George knew they would create music together that would bring lasting joy to vast numbers of people and, in doing so, “help unify the world a little.” He also knew it would provide him with a platform he would never have achieved on his own, not to loudly preach an agenda, but to quietly, by example, encourage the pursuit of individual spiritual growth.

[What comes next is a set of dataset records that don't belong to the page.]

struct Block {
  int l, in_off, mul_in, out_off, mul_out, species, accumulate;
  void *W = nullptr, *WT = nullptr;
};
struct Linear {
  int dim_in = 0, dim_out = 0, n_species = 0;
  std::vector<Block> blocks;
  std::vector<std::pair<int, int>> zero, zero_in;
  struct Group {
    int species;
    std::vector<snet_gemm_desc> descs;
  };
  std::vector<Group> fwd, rev;
  float *bias = nullptr;
  float t_norm = 0.f;
  bool present() const { return dim_out > 0; }
};

void plan_groups(Linear &L, bool transpose) {
  auto &groups = transpose ? L.rev : L.fwd;
  std::vector<std::pair<int, int>> written;
  std::vector<std::vector<int>> targets;
  for (const Block &b : L.blocks) {
    const int tgt = transpose ? b.in_off : b.out_off;
    bool acc = false;
    for (auto &w : written) acc |= (w.first == tgt && w.second == b.species);
    snet_gemm_desc d;
    d.B = nullptr;
    d.B_split = transpose ? b.WT : b.W;
    d.a_off = transpose ? b.out_off : b.in_off;
    d.c_off = tgt;
    d.d = 2 * b.l + 1;
    d.K = transpose ? b.mul_out : b.mul_in;
    d.N = transpose ? b.mul_in : b.mul_out;
    d.accumulate = acc;
    bool placed = false;
    if (!groups.empty() && groups.back().species == b.species && groups.back().descs.size() < SNET_MAX_GEMM_GROUP) {
      bool clash = false;
      for (int t : targets.back()) clash |= (t == tgt);
      if (!clash) {
        groups.back().descs.push_back(d);
        targets.back().push_back(tgt);
        placed = true;
      }
    }
    if (!placed) {
      groups.push_back({b.species, {d}});
      targets.push_back({tgt});
    }
    written.push_back({tgt, b.species});
  }
}
struct Layer {
  int dx, dmid, gin, dout, wn;
  char tag[13];
  float conv_scale;
  int mlp[4];
  snet_conv_plan *conv = nullptr;
  snet_mlp_plan *mlp_plan = nullptr;
  snet_fused_plan *fused = nullptr;
  int32_t *gxe_chunks = nullptr;
  snet_conv_plan *tconv = nullptr;
  snet_mlp_plan *tmlp = nullptr;
  snet_fused_plan *tfused = nullptr;
  snet_lastlayer_plan *merged = nullptr;
  int tile_mode = 0;
  std::vector<int32_t> t_dead;
  Linear sc, si1, si2;
  std::vector<snet_gate_seg> segs;
};

bool dev_upload(const std::vector<float> &h, float **d) {
  if (h.empty()) {
    *d = nullptr;
    return true;
  }
  if (hipMalloc((void **)d, h.size() * 4) != hipSuccess) return false;
  return hipMemcpy(*d, h.data(), h.size() * 4, hipMemcpyHostToDevice) == hipSuccess;
}

bool upload_split(const std::vector<float> &w, int K, int N, void **d) {
  std::vector<unsigned char> packed((size_t)snet_gemm_split_size(K, N));
  if (snet_gemm_split_pack(w.data(), K, N, packed.data())) return false;
  if (hipMalloc(d, packed.size()) != hipSuccess) return false;
  return hipMemcpy(*d, packed.data(), packed.size(), hipMemcpyHostToDevice) == hipSuccess;
}
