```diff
+        const f32x4* wl = reinterpret_cast<const f32x4*>(lds + UBASE + uslot * UF + (cog * 9 * 64 + lane) * 4);
+        const f32x4* vl = reinterpret_cast<const f32x4*>(lds + VBASE + uslot * VF + (grp * 9 * 64 + lane) * 4);
+        f32x4 wq0 = wl[0], vq0 = vl[0], wq1 = wl[64], vq1 = vl[64];
+        __builtin_amdgcn_sched_barrier(0);
+#pragma unroll
+        for (int p = 0; p < 36; ++p) {
+            if (p > 0 && (p & 3) == 0) {
+                wq0 = wq1; vq0 = vq1;
+                if ((p >> 2) + 1 < 9) { wq1 = wl[((p >> 2) + 1) * 64]; vq1 = vl[((p >> 2) + 1) * 64]; }
+                __builtin_amdgcn_sched_barrier(0);
+            }
+            if constexpr (S0) {
+                const f32x4 z = {0.f, 0.f, 0.f, 0.f};
+                acc[p] = __builtin_amdgcn_mfma_f32_16x16x4f32(wq0[p & 3], vq0[p & 3], p == 7 ? biasq : z, 0, 0, 0);
+            } else {
+                acc[p] = __builtin_amdgcn_mfma_f32_16x16x4f32(wq0[p & 3], vq0[p & 3], acc[p], 0, 0, 0);
+            }
+        }
+        __builtin_amdgcn_sched_barrier(0);
+        STAMP4K(3, L);
+        const int rnext = slot + 1 == R ? 0 : slot + 1;
+        if (L + 1 < total) make_v(rnext, uslot ^ 1);
+        STAMP4K(65, L);
+        ++L;
+        slot = rnext;
+        uslot ^= 1;
+        wnext = wnext + 1 == KS ? 0 : wnext + 1;
     };
 
     auto output = [&](int it) {
@@ -352,14 +486,37 @@
         }
     };
 
+    using T = std::true_type;
+    using F = std::false_type;
+    if constexpr (VS) {
+        (void)wlbase;
+        dma_tile();
+        dma_issue_vs(false, true, 0, 0);
+        dma_issue_vs(true, false, 0, 0);
+        dma_issue_vs(false, true, 0, 0);
+        dma_issue_vs(false, true, 0, 0);
+        if (raw_hi) asm volatile("s_waitcnt vmcnt(%0)" ::"n"(NI + 2) : "memory");
+        else asm volatile("s_waitcnt vmcnt(%0)" ::"n"(NI + 1) : "memory");
+        __builtin_amdgcn_s_barrier();
+        make_v(0, 0);
+        STAMP4(1);
+        for (int it = 0; it < ntile; ++it) {
+            if (it == 0) step_vs(T{}, std::integral_constant<int, 0>{});
+            else step_vs(T{}, std::integral_constant<int, NSTORE>{});
+#pragma unroll 1
+            for (int s = 1; s < KS; ++s) step_vs(F{}, std::integral_constant<int, 0>{});
+            output(it);
+            if (it == 0) STAMP4(62);
+            prv = cur;
+            step_tile(cur);
+        }
+    } else {
     dma_tile();
 #pragma unroll
     for (int q = 0; q < R - 1; ++q)
         if (q < total) dma_issue();
     STAMP4(1);
 
-    using T = std::true_type;
-    using F = std::false_type;
     for (int it = 0; it < ntile; ++it) {
         if (it == 0) {
             step(T{}, std::integral_constant<int, NI>{});
@@ -371,12 +528,14 @@
 #pragma unroll 1
         for (int s = 2; s < KS; ++s) step(F{}, std::integral_constant<int, NI>{});
         output(it);
+        if (it == 0) STAMP4(62);
         prv = cur;
         step_tile(cur);
     }
+    }
     STAMP4(60);
 #ifdef EEM_STAMPS
-    if (C == EEM_STAMPS && lane == 0 && blockIdx.x < 1024) g_stamps4[(blockIdx.x * 8 + wave) * 64 + 61] = __builtin_amdgcn_s_memrealtime() - rt0;
+    if (C == EEM_STAMPS && lane == 0 && blockIdx.x < 1024) g_stamps4[(blockIdx.x * 8 + wave) * 128 + 61] = __builtin_amdgcn_s_memrealtime() - rt0;
 #endif
     if constexpr (POOLK > 0) {
         asm volatile("s_waitcnt lgkmcnt(0)" ::: "memory");
@@ -449,6 +608,19 @@
         eem_set_error("wino4: gate / residual epilogues come without pooling and one at a time");
         return EEM_ERR_ARG;
     }
+    if constexpr (C == 64) {
+        if (a.vshare && a.gate == nullptr && a.res == nullptr) {
+            if (a.pool_partial != nullptr && a.no_store)
+                hipLaunchKernelGGL((wino4_kernel<C, W::NGX, W::NGY, W::POOLK, 3, true>), dim3(per_xcd * 8), dim3(512), 0, stream, a);
+            else if (a.pool_partial != nullptr)
+                hipLaunchKernelGGL((wino4_kernel<C, W::NGX, W::NGY, W::POOLK, 0, true>), dim3(per_xcd * 8), dim3(512), 0, stream, a);
+            else
+                hipLaunchKernelGGL((wino4_kernel<C, W::NGX, W::NGY, 0, 0, true>), dim3(per_xcd * 8), dim3(512), 0, stream, a);
+            EEM_HIP_CHECK(hipGetLastError());
+            EEM_NOTE_VARIANT(1);
+            return EEM_OK;
+        }
+    }
     if (a.pool_partial != nullptr && a.no_store && C == 64)
         hipLaunchKernelGGL((wino4_kernel<C, W::NGX, W::NGY, W::POOLK, (C == 64 ? 3 : 0)>), dim3(per_xcd * 8), dim3(512), 0, stream, a);
     else if (a.pool_partial != nullptr)
@@ -470,7 +642,7 @@
     return hipMemcpyFromSymbol(dst, HIP_SYMBOL(g_stamps4), n * sizeof(unsigned long long)) == hipSuccess ? 0 : 2;
 }
 extern "C" __attribute__((visibility("default"))) int eemflow_debug_clear_stamps4() {
-    static unsigned long long zero[1024 * 8 * 64];
+    static unsigned long long zero[1024 * 8 * 128];
     return hipMemcpyToSymbol(HIP_SYMBOL(g_stamps4), zero, sizeof zero) == hipSuccess ? 0 : 2;
 }
 #endif
diff --git a/eemflow_amd/csrc/ctx.h b/eemflow_amd/csrc/ctx.h
--- a/eemflow_amd/csrc/ctx.h
+++ b/eemflow_amd/csrc/ctx.h
@@ -190,7 +190,7 @@
         if (!timing) return launch(st);
         if (repeat) {
             if (evs.size() < 2) { evs.resize(2, nullptr); EEM_HIP_CHECK(hipEventCreate(&evs[0])); EEM_HIP_CHECK(hipEventCreate(&evs[1])); }
-            eem_last_grid_blocks = eem_last_grid_threads = eem_last_pipe = 0;
+            eem_last_grid_blocks = eem_last_grid_threads = eem_last_pipe = eem_last_variant = 0;
             int rc = launch(st);
             if (rc != EEM_OK) return rc;
             EEM_HIP_CHECK(hipEventRecord(evs[0], st));
@@ -205,7 +205,7 @@
             strncpy(ks.name, name, sizeof(ks.name) - 1);
             ks.flops = flops; ks.bytes = bytes; ks.ms = ms;
             ks.blocks = eem_last_grid_blocks;
-            ks.pipe = eem_last_pipe;
+            ks.pipe = eem_last_pipe; ks.reserved = eem_last_variant;
             stats.push_back(ks);
             return EEM_OK;
         }
@@ -214,7 +214,7 @@
             EEM_HIP_CHECK(hipEventCreate(&evs[2 * slot]));
             EEM_HIP_CHECK(hipEventCreate(&evs[2 * slot + 1]));
         }
-        eem_last_grid_blocks = eem_last_grid_threads = eem_last_pipe = 0;
+        eem_last_grid_blocks = eem_last_grid_threads = eem_last_pipe = eem_last_variant = 0;
         EEM_HIP_CHECK(hipEventRecord(evs[2 * slot], st));
         const int rc = launch(st);
         if (rc != EEM_OK) return rc;
@@ -225,7 +225,7 @@
             strncpy(ks.name, name, sizeof(ks.name) - 1);
             ks.flops = flops; ks.bytes = bytes; ks.ms = 0.f;
             ks.blocks = eem_last_grid_blocks;
-            ks.pipe = eem_last_pipe;
+            ks.pipe = eem_last_pipe; ks.reserved = eem_last_variant;
             stats.push_back(ks);
         }
         ++slot;
diff --git a/eemflow_amd/csrc/schedule.hip b/eemflow_amd/csrc/schedule.hip
--- a/eemflow_amd/csrc/schedule.hip
+++ b/eemflow_amd/csrc/schedule.hip
@@ -9,6 +9,10 @@
     const char* e = sw_raw<SW_EEM_DEC_WNC>();
     if (c->dec_wnc == nullptr || gw % 4 != 0 || (e && e[0] == '0')) return false;
     return (e && e[0] == '1') || batch >= 4;
+}
+static bool w4_vshare_wanted(int cin) {
+    const char* e = sw_raw<SW_EEM_W4_VSHARE>();
+    return cin == 64 && !(e && e[0] == '0');
 }
 static bool tail_head_lds_wanted(const Shape& s, const TailHeadArgs& ha) {
     const char* e = sw_raw<SW_EEM_TAIL_HEAD_LDS>();
@@ -278,6 +282,7 @@
         a.io_frames = (sp.layer == ENC_1_1 && io != nullptr) ? c->cur_io_frames : 0;
         a.in_norm = (sp.layer == ENC_1_1 && c->deferred_norm && prepadded == nullptr) ? 1 : 0;
         a.no_store = 0;
+        a.vshare = w4_vshare_wanted(d.cin) ? 1 : 0;
         enc_walk(c, s, sp.layer, a);
         for (int k = 0; k < 3; ++k)
             if (s.fuse[k] && sp.layer == (k == 0 ? ENC_1_2 : k == 1 ? ENC_2_3 : ENC_3_3)) {
diff --git a/eemflow_amd/csrc/switches.def.h b/eemflow_amd/csrc/switches.def.h
--- a/eemflow_amd/csrc/switches.def.h
+++ b/eemflow_amd/csrc/switches.def.h
@@ -1,6 +1,7 @@
 
 SW(EEM_WINO,               INT,   1,     LOAD,  "0: direct-convolution kernels; 2: Winograd, never F(4x4)")
 SW(EEM_WINO4_LAYERS,       RAW,   0,     LOAD,  "<mask>: f4_mask is always that mask (bit 0/1/2: C = 16/32/64); unset: by batch")
+SW(EEM_W4_VSHARE,          RAW,   0,     CALL,  "conv_wino4.hip's shared-V form - 0: never, 1: wherever it is built (C = 64, plain / store-free epilogues of the EEMFlow forward), unset: on")
 SW(EEM_S2R,                ON1,   0,     CALL,  "the stride-2 layers on conv_s2r.hip")
 SW(EEM_BX3_S1,             INT,   0,     CALL,  "<mask>: stride-1 layers on conv_bx3.hip (bit 0: C = 32, 1: C = 64)")
 SW(EEM_NO_BX3,             ON1,   0,     CALL,  "no layer on conv_bx3.hip")
```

George is a highly advanced soul, on the path to becoming a great guru in the tradition of his own treasured guru, the Maharishi Mahesh Yogi, who is now among us and is one of his most constant companions. George is as introverted, contemplative, and filled with light here as he was on earth. He says of his wife and son nothing more and nothing less than, “I am with them always.” And to the world he left behind, but for which he continues to pray, he offers a peaceful “Namaste,” which he roughly translates to mean, “The God in me greets the God in you.”